5 Makanan yang Tidak Bagus untuk Kesehatan Usus Anda
Penulis: Rezki Wening Hayuningtyas  |  Editor: Rezki Wening Hayuningtyas


MOMSMONEY.ID - Apa saja makanan yang tidak bagus untuk kesehatan usus, ya? Mari intip pembahasan lengkapnya di sini!

Kesehatan usus memiliki peran besar dalam menjaga daya tahan tubuh, suasana hati, hingga kualitas pencernaan sehari-hari. Di dalam usus, terdapat triliunan mikroorganisme baik yang bekerja membantu menyerap nutrisi, melawan bakteri jahat, serta menjaga keseimbangan metabolisme tubuh.

Namun, tanpa disadari, pola makan harian sering kali justru merusak keseimbangan mikrobiota usus tersebut. Beberapa jenis makanan yang terasa lezat dan praktis dikonsumsi ternyata dapat memicu peradangan, memperlambat kerja pencernaan, hingga menurunkan jumlah bakteri baik di usus.

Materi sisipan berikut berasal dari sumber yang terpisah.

# 10XGenomics/supernova

Hardware: AMD Instinct MI355X
Metric: Gk-mers/s through count+graph at k=48, 1.2B×150bp; bit-exact counts (higher is better)
Workload: dtype u64

## Files before the change

### supernova_amd/csrc/snk_local.hip

```cpp
#include <string.h>
#include <cstring>
#include <rocprim/rocprim.hpp>

#include <type_traits>

#include "snk_ctx.h"
#include "snk_common.h"
#include "snk_kernels.h"
#include "snk_graph.h"
#include "snk_stages.h"

namespace {

constexpr uint32_t NONE = 0xFFFFFFFFu;
constexpr unsigned long long NONE64 = ~0ull;
constexpr uint16_t NONE16 = 0xFFFFu;
constexpr int TB = 256;

struct chunk_src {
    const uint32_t* chunk_n;
    const uint32_t* chunk_base;
    const uint4* extra;
    const unsigned long long* region_off;
    uint32_t NB, n_extra, n_regions;
// ... 129 lines not shown
    }
#pragma unroll
    for (int q = 0; q < NPT; ++q) {
        const uint32_t i = tid + q * T;
        if (i < n) {
            khi[i] = kq[q].hi;
            klo[i] = (klo_w)(kq[q].lo >> KLS);
            if (rg.keys_r) { uint64_t* d = reinterpret_cast<uint64_t*>(rg.keys_dense + ch.base + i); d[0] = kq[q].lo; d[1] = kq[q].hi; }
        }
    }
    __syncthreads();
    for (uint32_t i = tid; i < n; i += T) {
        uint32_t slot = lhash(khi[i], (uint64_t)klo[i] << KLS) & (HT - 1);
        for (;;) {
            const uint32_t old = atomicCAS(&ht[slot], 0u, i + 1u);
            if (old == 0u) break;
            slot = (slot + 1) & (HT - 1);
        }
    }
    __syncthreads();
    const uint32_t split_mask = (1u << ch.lg) - 1u;
    uint32_t mybnd = 0;
    __shared__ uint16_t mlist[8 * T];
    __shared__ uint32_t resL[T];
    __shared__ uint32_t mcnt;
#pragma unroll
    for (int q = 0; q < NPT; ++q) {
        const uint32_t i0 = q * T;
        if (i0 >= n) break;
        const uint32_t i = i0 + tid;
        const bool act = i < n;
        snk_kmer k;
        k.hi = act ? khi[i] : 0ull;
        k.lo = act ? ((uint64_t)klo[i] << KLS) : 0ull;
        uint64_t tag = 0;
        if (GR) { tag = k.lo & 0xFFFFFFFFull; k.lo &= ~0xFFFFFFFFull; }
        const uint64_t v = myv[q];
        const uint32_t c0 = (uint32_t)(v & 0xFFu);
        uint32_t keep = 0, miss = 0, nb0 = NONE, nb1 = NONE;
        const snk_kmer kr = snk_kmer_rc<K>(k);
        for (uint32_t rem = c0; rem; rem &= rem - 1) {
            const uint32_t bit = __ffs(rem) - 1;
            const snk_kmer y = bit < 4 ? snk_kmer_succ<K>(k, bit) : snk_kmer_pred<K>(k, bit - 4);
            const snk_kmer r = bit < 4 ? snk_kmer_pred<K>(kr, 3u - bit) : snk_kmer_succ<K>(kr, 7u - bit);
            const bool rev = snk_kmer_lt(r, y);
            snk_kmer cy = rev ? r : y;
            if (GR) cy.lo |= tag;
            int32_t j = -1;
            uint32_t slot = lhash(cy.hi, cy.lo) & (HT - 1);
            for (;;) {
                const uint32_t e = ht[slot];
                if (e == 0u) break;
                if (khi[e - 1] == cy.hi && ((uint64_t)klo[e - 1] << KLS) == cy.lo) { j = (int32_t)(e - 1); break; }
                slot = (slot + 1) & (HT - 1);
            }
            if (j >= 0) {
                keep |= 1u << bit;
                if (bit < 4) nb0 = ((uint32_t)j << 1) | (rev ? 1u : 0u); else nb1 = ((uint32_t)j << 1) | (rev ? 1u : 0u);
            } else miss |= 1u << bit;
        }
        if (tid == 0) mcnt = 0;
        resL[tid] = 0;
        __syncthreads();
        uint32_t pos = snk_wave_alloc(&mcnt, (uint32_t)__popc(miss));
        if (miss) {
            for (uint32_t bit = 0; bit < 8; ++bit)
                if (miss & (1u << bit)) mlist[pos++] = (uint16_t)((tid << 3) | bit);
        }
        __syncthreads();
        const uint32_t nm = mcnt;
        constexpr int SH = K - MM;
        constexpr int PER = (SH + 3) / 4;
        for (uint32_t it0 = 0; it0 < nm; it0 += T / 4) {
            const uint32_t item = it0 + (tid >> 2), sub = tid & 3u;
            const bool on = item < nm;
            const uint32_t ent = on ? mlist[item] : 0u;
            const uint32_t th = ent >> 3, bit = ent & 7u;
            const uint32_t ni = i0 + th;
            snk_kmer kk;
            kk.hi = on ? khi[ni] : 0ull;
            kk.lo = on ? ((uint64_t)klo[ni] << KLS) : 0ull;
            uint64_t ktag = 0;
            if (GR) { ktag = kk.lo & 0xFFFFFFFFull; kk.lo &= ~0xFFFFFFFFull; }
            const int first = bit < 4 ? 1 : 0;
            uint32_t mk = 0xFFFFFFFFu;
            for (int t = 0; t < PER; ++t) {
                const int sp = (int)sub * PER + t;
                if (sp < SH) {
                    const int pp = first + sp;
                    uint64_t w;
                    if (pp == 0) w = kk.hi;
                    else if (pp < 32) w = (kk.hi << (2 * pp)) | (kk.lo >> (64 - 2 * pp));
                    else if (pp == 32) w = kk.lo;
                    else w = kk.lo << (2 * pp - 64);
                    const uint32_t key = snk_mmer_key_top<MM>(w);
                    mk = key < mk ? key : mk;
                }
            }
            { const uint32_t o = __shfl_xor(mk, 1); mk = o < mk ? o : mk; }
            { const uint32_t o = __shfl_xor(mk, 2); mk = o < mk ? o : mk; }
            if (on && sub == 0) {
                const snk_kmer y = bit < 4 ? snk_kmer_succ<K>(kk, bit) : snk_kmer_pred<K>(kk, bit - 4);
                uint64_t wn;
                if (bit < 4) {
                    constexpr int pl = K - MM;
                    wn = pl < 32 ? ((y.hi << (2 * pl)) | (y.lo >> (64 - 2 * pl))) : (pl == 32 ? y.lo : (y.lo << (2 * pl - 64)));
                } else wn = y.hi;
                const uint32_t nkey = snk_mmer_key_top<MM>(wn);
                if (nkey < mk) mk = nkey;
                const uint32_t gb = snk_bucket_of_key(mk ^ (GR ? snk_group_mix((uint32_t)ktag) : 0u), NB);
                const uint32_t db = gb - (sh.bucket_base + ch.bucket);
                bool here = ch.span == 1 ? db == 0u : (gb >= sh.bucket_base + ch.bucket && db % sh.G == 0u && db / sh.G < ch.span);
                const bool remote = sh.NBl && gb / sh.NBl != sh.me;
                if (here && ch.lg) {
                    const snk_kmer r = snk_kmer_rc<K>(y);
                    snk_kmer cn = snk_kmer_lt(r, y) ? r : y;
                    if (GR) cn.lo |= ktag;
                    uint32_t h1, h2;
                    snk_kmer_hash_count<(K > 48) || GR>(cn, &h1, &h2);
                    here = (h2 & split_mask) == ch.id;
                }
                if (here && !(do_prune & 2u)) { if (!(do_prune & 1u)) atomicOr(&resL[th], 1u << bit); }
                else atomicOr(&resL[th], (1u << bit) | (0x100u << bit) | (remote ? (0x10000u << bit) : 0u));
            }
        }
        __syncthreads();
        const uint32_t res = resL[tid];
        keep |= res & 0xFFu;
        const uint32_t pm = (res >> 8) & 0xFFu;
        __syncthreads();
        if (!act) continue;
        const uint64_t gi = ch.base + i;
        ctx_out[gi] = (uint8_t)keep;
        pend_out[gi] = (uint8_t)pm;
        if (sh.premote) sh.premote[gi] = (uint8_t)(res >> 16);
        const uint32_t cnt = (uint32_t)(v >> 8);
        count_out[gi] = cnt;
        if (spec) {
            const uint32_t sc = cnt > 0xFFFFFFu ? 0xFFFFFFu : cnt;
            if (sc < (uint32_t)BL_SPEC_LDS) atomicAdd(&shist[sc], 1u);
            else if (sc < BL_SPEC_BINS) atomicAdd(&spec[sc], 1ull);
            else spec[BL_SPEC_OVER] = 1ull;
        }
        nbr_out[gi] = (nb0 == NONE ? 0x0FFFu : nb0) | (snk_kmer_eq(k, kr) ? 0x8000u : 0u) | ((nb1 == NONE ? 0x0FFFu : nb1) << 16);
        if (pm) {
            ++mybnd;
            if (gindex) {
                snk_kmer kk;
                kk.hi = khi[i];
                kk.lo = (uint64_t)klo[i] << KLS;
                uint32_t h1, h2;
                snk_kmer_hash2(kk, &h1, &h2);
                uint64_t slot = (((uint64_t)h1 << 32) | h2) & gmask;
                const unsigned long long ent = ((unsigned long long)h1 << 32) | (unsigned long long)(gi + 1);
                if (gindex[gmask + 1] == 0ull) {
                    bool placed = false;
                    for (uint32_t tries = 0; tries < 64; ++tries) {
                        const unsigned long long old = atomicCAS(&gindex[slot], 0ull, ent);
                        if (old == 0ull) { placed = true; break; }
                        slot = (slot + 1) & gmask;
                    }
                    if (!placed) gindex[gmask + 1] = 1ull;
                }
            }
        }
    }
    snk_wave_add(&bcnt, mybnd);
    __syncthreads();
    if (tid == 0) nbnd[c] = bcnt;
}
template <int K, int CAP, int T, bool BIG, bool GR, int MM>
__global__ void __launch_bounds__(T) bl_prune_kernel(const uint4* __restrict__ desc, uint32_t NB, bl_shard sh, bl_regions rg, const uint32_t* __restrict__ biglist_in,
                                                     uint32_t nchunks, uint32_t cpw,
                                                     const snk_u128* __restrict__ keys, const uint64_t* __restrict__ vals,
                                                     uint32_t do_prune, uint8_t* __restrict__ ctx_out,
                                                     uint32_t* __restrict__ count_out, uint8_t* __restrict__ pend_out,
                                                     uint32_t* __restrict__ nbr_out, uint32_t* __restrict__ nbnd,
                                                     uint32_t* __restrict__ biglist, uint32_t* __restrict__ nbig, const uint32_t* __restrict__ n_dev,
                                                     unsigned long long* __restrict__ gindex, uint64_t gmask, unsigned long long* __restrict__ spec) {
    __shared__ uint32_t shist[BL_SPEC_LDS];
    if (spec) {
        for (int j = threadIdx.x; j < BL_SPEC_LDS; j += T) shist[j] = 0;
        __syncthreads();
    }
    if (BIG && n_dev) {
        const uint32_t nb = *n_dev;
        for (uint32_t w = blockIdx.x; w < nb; w += gridDim.x)
            bl_prune_chunk<K, CAP, T, BIG, GR, MM>(biglist_in[w], desc, NB, sh, rg, keys, vals, do_prune, ctx_out, count_out, pend_out, nbr_out, nbnd, biglist, nbig, gindex, gmask,
                                                   spec, shist);
    } else {
        for (uint32_t r = 0; r < cpw; ++r) {
            const uint32_t w = blockIdx.x * cpw + r;
            if (w >= nchunks) break;
            bl_prune_chunk<K, CAP, T, BIG, GR, MM>(BIG ? biglist_in[w] : w, desc, NB, sh, rg, keys, vals, do_prune, ctx_out, count_out, pend_out, nbr_out,
                                           nbnd, biglist, nbig, gindex, gmask, spec, shist);
        }
    }
    if (spec) {
        __syncthreads();
        uint32_t* rep = reinterpret_cast<uint32_t*>(spec + BL_SPEC_BINS) + (blockIdx.x % BL_SPEC_REPL) * BL_SPEC_LDS;
        for (int j = threadIdx.x; j < BL_SPEC_LDS; j += T)
            if (shist[j]) atomicAdd(&rep[j], shist[j]);
    }
}

__global__ void __launch_bounds__(TB) bl_index_build_kernel(const snk_u128* __restrict__ keys, const uint8_t* __restrict__ pend,
                                                            uint64_t n, unsigned long long* __restrict__ tab, uint64_t mask) {
    const uint64_t i = (uint64_t)blockIdx.x * TB + threadIdx.x;
    if (i >= n || !pend[i]) return;
    const snk_kmer k = load_key(keys, i);
    uint32_t h1, h2;
    snk_kmer_hash2(k, &h1, &h2);
    uint64_t slot = (((uint64_t)h1 << 32) | h2) & mask;
    const unsigned long long ent = ((unsigned long long)h1 << 32) | (unsigned long long)(i + 1);
    for (;;) {
        const unsigned long long old = atomicCAS(&tab[slot], 0ull, ent);
        if (old == 0ull) break;
        slot = (slot + 1) & mask;
    }
}
template <int K, bool GR>
__global__ void __launch_bounds__(TB) bl_resolve_kernel(const snk_u128* __restrict__ keys, const uint8_t* __restrict__ pend,
                                                        uint64_t n, const unsigned long long* __restrict__ tab, uint64_t mask,
                                                        uint32_t do_prune, uint8_t* __restrict__ ctx, uint32_t* __restrict__ rq,
                                                        const uint8_t* __restrict__ premote) {
    constexpr int SPAN = 8 * TB;
    __shared__ uint16_t list[SPAN];
    __shared__ uint32_t cnt;
    const uint64_t base = (uint64_t)blockIdx.x * SPAN;
    if (threadIdx.x == 0) cnt = 0;
    __syncthreads();
    {
        const uint64_t i8 = base + 8ull * threadIdx.x;
        unsigned long long w = 0;
        if (i8 + 8 <= n) w = *reinterpret_cast<const unsigned long long*>(pend + i8);
        else for (uint64_t q = i8; q < n; ++q) w |= (unsigned long long)pend[q] << (8 * (q - i8));
        if (w) {
            uint32_t m = 0;
            for (int q = 0; q < 8; ++q) if ((w >> (8 * q)) & 0xFFull) ++m;
            uint32_t pos = atomicAdd(&cnt, m);
            for (int q = 0; q < 8; ++q) if ((w >> (8 * q)) & 0xFFull) list[pos++] = (uint16_t)(8 * threadIdx.x + q);
        }
    }
    __syncthreads();
    const uint32_t m = cnt;
    for (uint32_t it = threadIdx.x; it < m; it += TB) {
        const uint64_t i = base + list[it];
        const uint32_t pm = pend[i] & (premote ? ~(uint32_t)premote[i] : 0xFFu);
        snk_kmer k = load_key(keys, i);
        uint64_t tag = 0;
        if (GR) { tag = k.lo & 0xFFFFFFFFull; k.lo &= ~0xFFFFFFFFull; }
        uint32_t c = ctx[i];
        const snk_kmer kr = snk_kmer_rc<K>(k);
        for (uint32_t rem = pm; rem; rem &= rem - 1) {
            const uint32_t bit = __ffs(rem) - 1;
            const snk_kmer y = bit < 4 ? snk_kmer_succ<K>(k, bit) : snk_kmer_pred<K>(k, bit - 4);
            const snk_kmer r = bit < 4 ? snk_kmer_pred<K>(kr, 3u - bit) : snk_kmer_succ<K>(kr, 7u - bit);
            const bool rev = snk_kmer_lt(r, y);
            snk_kmer cy = rev ? r : y;
            if (GR) cy.lo |= tag;
            uint32_t h1, h2;
            snk_kmer_hash2(cy, &h1, &h2);
            uint64_t slot = (((uint64_t)h1 << 32) | h2) & mask;
            int64_t j = -1;
            for (;;) {
                const unsigned long long e = tab[slot];
                if (e == 0ull) break;
                if ((uint32_t)(e >> 32) == h1) {
                    const uint64_t idx = (uint32_t)e - 1u;
                    if (snk_kmer_eq(load_key(keys, idx), cy)) { j = (int64_t)idx; break; }
                }
                slot = (slot + 1) & mask;
            }
            if (j >= 0) rq[2 * i + (bit >> 2)] = ((uint32_t)j << 1) | (rev ? 1u : 0u);
            else if (do_prune) c &= ~(1u << bit);
            else rq[2 * i + (bit >> 2)] = NONE;
        }
        ctx[i] = (uint8_t)c;
    }
}
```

Jika dikonsumsi terlalu sering, dampaknya tidak hanya sebatas perut kembung atau sembelit, tetapi juga dapat memengaruhi kesehatan tubuh secara keseluruhan.

Baca Juga: 5 Cara Alami Membersihkan Usus Kotor dari Racun Sisa Makanan

Melansir dari laman Health, berikut ini beberapa makanan yang tidak bagus untuk kesehatan usus:

1. Daging Merah

Konsumsi daging merah seperti sapi dan domba dapat meningkatkan pembentukan zat berbahaya di dalam usus. Mikroba usus mengubah L karnitin, yaitu asam amino dalam daging merah, menjadi senyawa bernama trimethylamine N oxide atau TMAO. Senyawa ini dapat menyebabkan pengerasan pembuluh darah dan meningkatkan risiko penyakit jantung.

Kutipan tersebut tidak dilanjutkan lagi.